How I Made This Map
I was inspired by this map online to create a similar map of the Washington, D.C. metro system. The map of the subway system plots stations with uniform spacing, often placing them in a straight line, improving map readability but distorting the size of surrounding regions. I wanted to compare the positions of stations on the D.C. map with their geographic locations.

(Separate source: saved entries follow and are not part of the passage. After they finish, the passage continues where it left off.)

# RobertPincus/i3rc-monte-carlo-model

Measured on AMD Instinct MI355X. Metric: photons/s (whole node) + achieved HBM GB/s, I3RC step-cloud 1e8 photons, higher is better.
Workload: dtype f32

## Files before the change

i3rc-monte-carlo-model_amd/binding.py:

```python
import ctypes as C
import os

import numpy as np

from . import build as _build

fp = C.POINTER(C.c_float)
dp = C.POINTER(C.c_double)
ip = C.POINTER(C.c_int32)
lp = C.POINTER(C.c_int64)
up = C.POINTER(C.c_uint32)

MAX_COMPONENTS = 255
MAX_DIRECTIONS = 255
NUM_COUNTERS = 16
COUNTER_NAMES = ["photons", "dropped", "cellSteps", "scatterings", "surfaceHits", "exitsTop", "roulette",
                 "shadowSteps", "tracerCalls", "rngDraws", "raysSkipped"]

SYMBOLS = [
    "i3rc_hip_create", "i3rc_hip_destroy", "i3rc_hip_last_error", "i3rc_hip_set_inverse_table",
    "i3rc_hip_set_forward_tables", "i3rc_hip_set_params", "i3rc_hip_set_surface", "i3rc_hip_set_directions",
    "i3rc_hip_get_tally_layout", "i3rc_hip_bind_tally_buffer", "i3rc_hip_set_stream", "i3rc_hip_use_own_stream", "i3rc_hip_zero_tallies",
    "i3rc_hip_launch_batch", "i3rc_hip_run_batches", "i3rc_hip_run_batches_moments", "i3rc_hip_get_moments_layout", "i3rc_hip_compute_batch", "i3rc_hip_expect_batches", "i3rc_hip_run_replay", "i3rc_hip_trace_rays", "i3rc_hip_synchronize",
    "i3rc_hip_fetch_tallies", "i3rc_hip_normalise", "i3rc_hip_last_kernel_ms", "i3rc_hip_kernel_ms_history", "i3rc_hip_set_tuning", "i3rc_hip_force_general_kernel", "i3rc_hip_select_kernel", "i3rc_hip_set_light_threshold", "i3rc_hip_set_launch_limit",
    "i3rc_hip_set_batch_fusion", "i3rc_hip_select_grid_place", "i3rc_hip_has_column_records", "i3rc_hip_column_records", "i3rc_hip_column_records_base", "i3rc_hip_lds_plan", "i3rc_hip_lds_plan_words", "i3rc_hip_set_lds_tallies", "i3rc_hip_last_kernel_name", "i3rc_hip_last_plan", "i3rc_hip_timed_launch_count", "i3rc_hip_philox_blocks", "i3rc_hip_arith_check", "i3rc_hip_find_index", "i3rc_hip_surface_reflectance", "i3rc_hip_device_count", "i3rc_hip_version",
    "i3rc_hip_set_level_fluxes", "i3rc_hip_get_level_flux_layout", "i3rc_hip_normalise_level_fluxes",
    "i3rc_hip_set_actinic_flux", "i3rc_hip_get_actinic_flux_layout", "i3rc_hip_normalise_actinic_flux",
    "i3rc_hip_set_path_lengths", "i3rc_hip_get_path_length_layout", "i3rc_hip_normalise_path_lengths",
    "i3rc_hip_set_path_histogram", "i3rc_hip_get_path_histogram_layout", "i3rc_hip_normalise_path_histogram",
    "i3rc_hip_problem_facts", "i3rc_hip_plan_launch",
    "i3rc_hip_run_batches_diagnostic_moments", "i3rc_hip_get_diagnostic_moments_layout", "i3rc_hip_diagnostic_moments_layout_words",
    "i3rc_hip_set_path_spectrum", "i3rc_hip_get_path_moments_layout", "i3rc_hip_path_moments_layout_words", "i3rc_hip_run_batches_path_moments",
]


class Params(C.Structure):
    _fields_ = [
        ("surfaceAlbedo", C.c_float), ("useSurfaceBDRF", C.c_int32), ("useRayTracing", C.c_int32),
        ("useRussianRoulette", C.c_int32), ("useHybridPhaseFunsForIntenCalcs", C.c_int32),
# ... 151 lines not shown
    L.i3rc_hip_fetch_tallies.argtypes = [H, dp]
    L.i3rc_hip_normalise.argtypes = [H, dp, fp, fp, fp, fp, fp, fp]
    L.i3rc_hip_last_kernel_ms.argtypes = [H, fp]
    L.i3rc_hip_kernel_ms_history.argtypes = [H, C.c_int, fp]
    if hasattr(L, "i3rc_hip_last_kernel_name"):
        L.i3rc_hip_last_kernel_name.argtypes = [H]
        L.i3rc_hip_timed_launch_count.argtypes = [H]
        L.i3rc_hip_timed_launch_count.restype = C.c_int64
        L.i3rc_hip_last_kernel_name.restype = C.c_char_p
    if hasattr(L, "i3rc_hip_last_plan"):
        L.i3rc_hip_last_plan.argtypes = [H, ip, C.c_int]
    L.i3rc_hip_set_tuning.argtypes = [H, C.c_int, C.c_int]
    L.i3rc_hip_force_general_kernel.argtypes = [H, C.c_int]
    L.i3rc_hip_select_kernel.argtypes = [H, C.c_int]
    L.i3rc_hip_set_light_threshold.argtypes = [H, C.c_int]
    L.i3rc_hip_set_launch_limit.argtypes = [H, C.c_int64]
    if hasattr(L, "i3rc_hip_set_batch_fusion"):
        L.i3rc_hip_set_batch_fusion.argtypes = [H, C.c_int]
    if hasattr(L, "i3rc_hip_select_grid_place"):
        L.i3rc_hip_select_grid_place.argtypes = [H, C.c_int]
        L.i3rc_hip_has_column_records.argtypes = [H]
        L.i3rc_hip_column_records.argtypes = [C.c_int, C.c_int, C.c_int, fp, up]
    if hasattr(L, "i3rc_hip_column_records_base"):
        L.i3rc_hip_column_records_base.argtypes = [C.c_int, C.c_int, C.c_int, fp, up, fp]
    if hasattr(L, "i3rc_hip_lds_plan"):
        L.i3rc_hip_lds_plan.argtypes = [ip, ip]
        L.i3rc_hip_set_lds_tallies.argtypes = [H, C.c_int]
    if hasattr(L, "i3rc_hip_lds_plan_words"):
        L.i3rc_hip_lds_plan_words.argtypes = [ip, C.c_int, ip, C.c_int]
    L.i3rc_hip_philox_blocks.argtypes = [H, C.c_uint32, C.c_uint32, C.c_int64, C.c_int64, C.c_int, up, fp]
# ... 45 lines not shown
```

i3rc-monte-carlo-model_amd/csrc/i3rc_hip.hip:

```cpp
#include "../../include/i3rc_hip.h"

#include <hip/hip_runtime.h>
#include <ctime>
#include <map>
#include <utility>

#include "kernels.hpp"
#include "tally_block.hpp"
#include "launch_plan.hpp"

using namespace i3rc;

namespace {

thread_local std::string g_createError;

bool poison() { static const bool on = std::getenv("I3RC_POISON") != nullptr; return on; }

bool tracing() { static const bool on = std::getenv("I3RC_TRACE") != nullptr; return on; }
double trace_ms() {
  timespec ts; clock_gettime(CLOCK_MONOTONIC, &ts);
  static const double t0 = ts.tv_sec * 1e3 + ts.tv_nsec * 1e-6;
  return ts.tv_sec * 1e3 + ts.tv_nsec * 1e-6 - t0;
}


struct DevBuf {
  void *p = nullptr;
  size_t bytes = 0;
  DevBuf() = default;
  DevBuf(const DevBuf &) = delete;
  DevBuf &operator=(const DevBuf &) = delete;
  ~DevBuf() { if (p) (void)hipFree(p); }
  hipError_t upload(const void *src, size_t n) {
    hipError_t e = alloc(n);
    if (e != hipSuccess) return e;
    if (n) e = hipMemcpy(p, src, n, hipMemcpyHostToDevice);
    return e;
  }
  hipError_t alloc(size_t n) {
    if (p) { (void)hipFree(p); p = nullptr; }
    bytes = n;
    hipError_t e = hipMalloc(&p, n ? n : 4);
    if (e == hipSuccess && poison()) {
      e = hipMemset(p, 0xFF, n ? n : 4);
      if (e == hipSuccess) e = hipDeviceSynchronize();
    }
    return e;
  }
};

}

struct i3rc_hip_integrator : ProblemFacts {
  int device = 0;
  std::vector<float> xE, yE, zE;
  std::vector<double> areaFrac, layerDepth;
  DevBuf dxE, dyE, dzE, dExt, dCum, dSsa, dPf;
  DevBuf dCellRec;
  DevBuf dExtBrick;
  DevBuf dClearMap;
  DevBuf dColRec;
  DevBuf dColBase;
  bool compDirty = true;
  std::vector<DevBuf> dInv, dInvCos, dFwd, dFwdOrig;
  DevBuf dComp;
  DevBuf dXs, dYs, dBrdf;
  float brdf0 = 0.f;
  DevBuf dDir;
  DevBuf dBins;
  std::vector<float> binEdges;

  i3rc_tally_layout layout{};
  TallyView view{};
  DevBuf ownTally;
  double *tally = nullptr;
  DevBuf workCounter;
  DevBuf srcBuf[5];

  struct PipeSlot {
    hipStream_t stream = nullptr;
    DevBuf tally, counter, excess;
    double *pinned = nullptr;
    hipEvent_t done = nullptr;
// ... 522 lines not shown
  int64_t *const out[4] = {binUp, binPathUp, binDown, binPathDown};
  for (int f = 0; f < 4; ++f)
    if (out[f]) *out[f] = on ? block + path_bin_field(f, h->pathBins) : -1;
  if (nBins) *nBins = on ? h->pathBins : 0;
  if (total) *total = h->layout.total;
  return 0;
}

int i3rc_hip_set_tuning(i3rc_hip_integrator *h, int evThreshold, int blocksPerCU) {
  if (!h) return 1;
  drop_lookahead(h);
  if (evThreshold >= 0 && evThreshold <= 64) h->evThreshold = evThreshold;
  if (blocksPerCU >= 0 && blocksPerCU <= 8) h->blocksPerCU = blocksPerCU;
  return 0;
}

int i3rc_hip_set_light_threshold(i3rc_hip_integrator *h, int lanes) {
  if (!h) return 1;
  drop_lookahead(h);
  if (lanes < 0 || lanes > 64) return h->fail("i3rc_hip_set_light_threshold: need 1..64 lanes (0 = default)");
  h->lightThreshold = lanes;
  return 0;
}

int i3rc_hip_set_launch_limit(i3rc_hip_integrator *h, int64_t photons) {
  if (!h) return 1;
  drop_lookahead(h);
  if (photons < 0) return h->fail("i3rc_hip_set_launch_limit: negative limit");
  h->launchLimit = photons;
  return 0;
// ... 128 lines not shown
  std::memset(&P, 0, sizeof(P));
  P.nx = h->nx; P.ny = h->ny; P.nz = h->nz; P.ncomp = h->ncomp;
  P.xyRegular = h->xyRegular; P.zRegular = h->zRegular;
  P.x0 = h->xE.front(); P.xMax = h->xE.back();
  P.y0 = h->yE.front(); P.yMax = h->yE.back();
  P.z0 = h->zE.front(); P.zMax = h->zE.back();
  P.deltaX = h->xE[1] - h->xE[0]; P.deltaY = h->yE[1] - h->yE[0]; P.deltaZ = h->zE[1] - h->zE[0];
  P.xE = (const float *)h->dxE.p; P.yE = (const float *)h->dyE.p; P.zE = (const float *)h->dzE.p;
  P.colRec = (const uint2 *)h->dColRec.p; P.colBase = (const float *)h->dColBase.p;
  P.extBrick = (const float *)h->dExtBrick.p;
  P.bsx = h->bsx; P.bsy = h->bsy; P.bsz = h->bsz; P.nbx = h->nbx; P.nbxy = h->nbx * h->nby;
  P.clearMap = (const uint32_t *)h->dClearMap.p; P.clearShift = h->clearShift; P.clearNx = h->clearNx;
  P.totalExt = (const float *)h->dExt.p;
}

int make_problem(i3rc_hip_integrator *h, const LaunchDecision &d, DevProblem &P, hipStream_t stream, double *tally) {
  fill_geometry(h, P);
  if (d.place != GRID_COLUMNS && d.place != GRID_COLBASE) P.colRec = nullptr;
  if (d.place != GRID_COLBASE) P.colBase = nullptr;
  if (d.place != GRID_BRICKS) P.extBrick = nullptr;
  P.cumExt = (const float *)h->dCum.p; P.ssa = (const float *)h->dSsa.p;
  P.pfIndex = (const int32_t *)h->dPf.p;
  P.cellRec = (const uint4 *)h->dCellRec.p;
  if (h->compDirty) {
    if (hipStreamSynchronize(stream) != hipSuccess ||
        hipMemcpy(h->dComp.p, h->comp.data(), sizeof(CompTables) * h->ncomp, hipMemcpyHostToDevice) != hipSuccess)
      return h->fail("copying the component table descriptors failed");
    h->compDirty = false;
  }
  P.comp = (const CompTables *)h->dComp.p;
  P.comp0 = h->comp[0];
// ... 4 lines not shown
  P.useRayTracing = traced(*h) ? 1 : 0; P.useRR = h->params.useRussianRoulette;
  P.nDir = h->nDir; P.useHybrid = h->params.useHybridPhaseFunsForIntenCalcs;
  P.numOrdersOrig = h->params.numOrdersOrigPhaseFunIntenCalcs; P.useRRI = h->params.useRussianRouletteForIntensity;
  P.limitContrib = h->params.limitIntensityContributions; P.zetaMin = h->params.zetaMin;
  P.maxContrib = h->params.maxIntensityContribution; P.maxExt = h->maxExt;
  P.dirCos = (const float *)h->dDir.p;
  if (h->extra == EXTRA_PATH_BINS && h->nDir == 0) P.dirCos = (const float *)h->dBins.p;
  P.uniformSsa = h->uniformSsa; P.uniformPf = h->uniformPf;
  P.eventFlags = event_flags(P.uniformSsa, P.uniformPf, P.useBDRF != 0, P.albedo, P.useRR != 0);
  P.tally = tally;
  const TallyView &V = h->view;
  P.oUp = (int)V.fluxUp; P.oDown = (int)V.fluxDown; P.oAbs = (int)V.fluxAbsorbed; P.oVol = (int)V.volumeAbsorption;
  P.oInt = (int)V.intensityByComponent; P.oExc = (int)V.intensityExcess; P.oCnt = (int)V.counters;
  P.rayQueueCap = d.rayQueueCap;
  P.ldsTallies = d.ldsTallies; P.ldsVolume = d.ldsVolume; P.ldsIntensity = d.ldsIntensity; P.ldsGrid = d.ldsGrid | (d.ldsBins ? kLdsGridBinSums : 0);
  return 0;
}

__global__ void __launch_bounds__(256) absorbed_columns_kernel(double *blocks, long long stride, int oAbs, int oVol, int ncol, int nz) {
  const int col = (int)(blockIdx.x * 256 + threadIdx.x);
  if (col >= ncol) return;
  double *const blk = blocks + (size_t)blockIdx.y * stride;
  double s = 0.0;
  for (int k = 0; k < nz; ++k) s += blk[oVol + (size_t)k * ncol + col];
  blk[oAbs + col] = s;
}
int absorbed_columns(i3rc_hip_integrator *h, hipStream_t stream, double *blocks, int nBlocks, long long stride) {
  if (!h->absorbing || nBlocks < 1) return 0;
  const int ncol = h->nx * h->ny;
  for (int first = 0; first < nBlocks; first += 65535) {
    const int n = std::min(65535, nBlocks - first);
// ... 23 lines not shown
  for (int k = 0; k < 5; ++k) if (!arrs[k]) return h->fail("explicit photon stream: null array");
  for (int64_t i = 0; i < n; ++i) {
    const float mu = src->mu[i];
    if (!(std::fabs(mu) <= 1.f) || !(std::fabs(mu) > FLT_MIN)) return h->fail("setIllumination: solarMu out of bounds");
    if (!(src->x[i] >= 0.f && src->x[i] <= 1.f) || !(src->y[i] >= 0.f && src->y[i] <= 1.f) || !(src->z[i] >= 0.f && src->z[i] <= 1.f))
      return h->fail("setIllumination: photon position out of bounds (relative positions lie in [0, 1])");
    if (!std::isfinite(src->phi[i])) return h->fail("setIllumination: solarAzimuth out of bounds");
  }
  for (int k = 0; k < 5; ++k) {
    HIPCHK(h, h->srcBuf[k].upload(arrs[k], sizeof(float) * (size_t)n));
    *dst[k] = (const float *)h->srcBuf[k].p;
  }
  return 0;
}

int prepare_launch(i3rc_hip_integrator *h, const StreamKind &s, const i3rc_source *src, int64_t n, hipStream_t stream, double *tally,
                   Launch &L, RunArgs &A) {
  L.d = plan_launch(*h, EnvKnobs::process(), {s, src->kind});
  if (!L.d.refusal.empty() && L.d.early) return h->fail(L.d.refusal);
  if (upload_source(h, src, n, A)) return 1;
  if (!L.d.refusal.empty()) return h->fail(L.d.refusal);
  return make_problem(h, L.d, L.P, stream, tally);
}

using Kernel = void (*)(DevProblem, RunArgs, int, int);
struct KernelEntry {
  KernelKey key;
  Kernel fn;
  const char *name;
};

template <class Rng>
constexpr const char *rng_name() {
  if constexpr (Rng::kExtra == EXTRA_LEVELS) return "PhiloxLevelStream";
  else if constexpr (Rng::kExtra == EXTRA_TRACKS) return "PhiloxTrackStream";
  else if constexpr (Rng::kExtra == EXTRA_PATHS) return "PhiloxPathStream";
  else if constexpr (Rng::kExtra == EXTRA_PATH_BINS) return "PhiloxBinStream";
// ... 132 lines not shown
        int tx = 1, ty = 8;
        for (int cx = 2; cx <= 8; cx *= 2)
          if ((double)h->nx / cx + (double)h->ny / (8 / cx) < (double)h->nx / tx + (double)h->ny / ty) { tx = cx; ty = 8 / cx; }
        hipLaunchKernelGGL(slab_count_kernel, dim3(kSlabSortBlocks), dim3(256), 0, stream, A.seed0, A.seed1, A.firstPhoton, A.nPhotons, span,
                           tx, ty, (unsigned *)sb.blockCounts.p);
        hipLaunchKernelGGL(slab_scan_kernel, dim3(1), dim3(8), 0, stream, (int)kSlabSortBlocks, (const unsigned *)sb.blockCounts.p,
                           (SlabMeta *)sb.meta.p, (unsigned *)sb.blockBase.p);
        hipLaunchKernelGGL(slab_fill_kernel, dim3(kSlabSortBlocks), dim3(256), 0, stream, A.seed0, A.seed1, A.firstPhoton, A.nPhotons, span,
                           tx, ty, (const unsigned *)sb.blockBase.p, (uint32_t *)sb.ids.p);
        HIPCHK(h, hipGetLastError());
        B.slabIds = (const uint32_t *)sb.ids.p; B.slabMeta = (SlabMeta *)sb.meta.p;
      }
    }
    static const long long chunkMax = std::max(64ll, env_int("I3RC_CHUNK_MAX", 256));
    B.chunk = (int)std::min<long long>(chunkMax, std::max<long long>(64, A.nPhotons / (blocks * (threads / 64) * 8)));
    HIPCHK(h, hipMemsetAsync(A.workCounter, 0, sizeof(unsigned long long), stream));
    return 0;
  });
  if (rc) return 1;
  return absorbed_columns(h, stream, L.P.tally, 1, 0);
}
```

There were basically three steps to this process: obtain location and name data for each metro station, retrieve coordinate data from the metro-issued maps, and combine these data sets and illustrate the difference between the two.
Obtaining Metro Station Data from the Metro API
The D.C. transit system has a surprisingly useful interface for requesting information about metro stations, bus stops, and real-time information about the locations and times of the trains and shuttles. I wrote a script that gathered the name and geographic location of each station. Metro even provided standard geographic coordinates! I also downloaded the rail information for each line (basically the order of the stops). I exported both information sets to JSON objects which I could easily import for the model.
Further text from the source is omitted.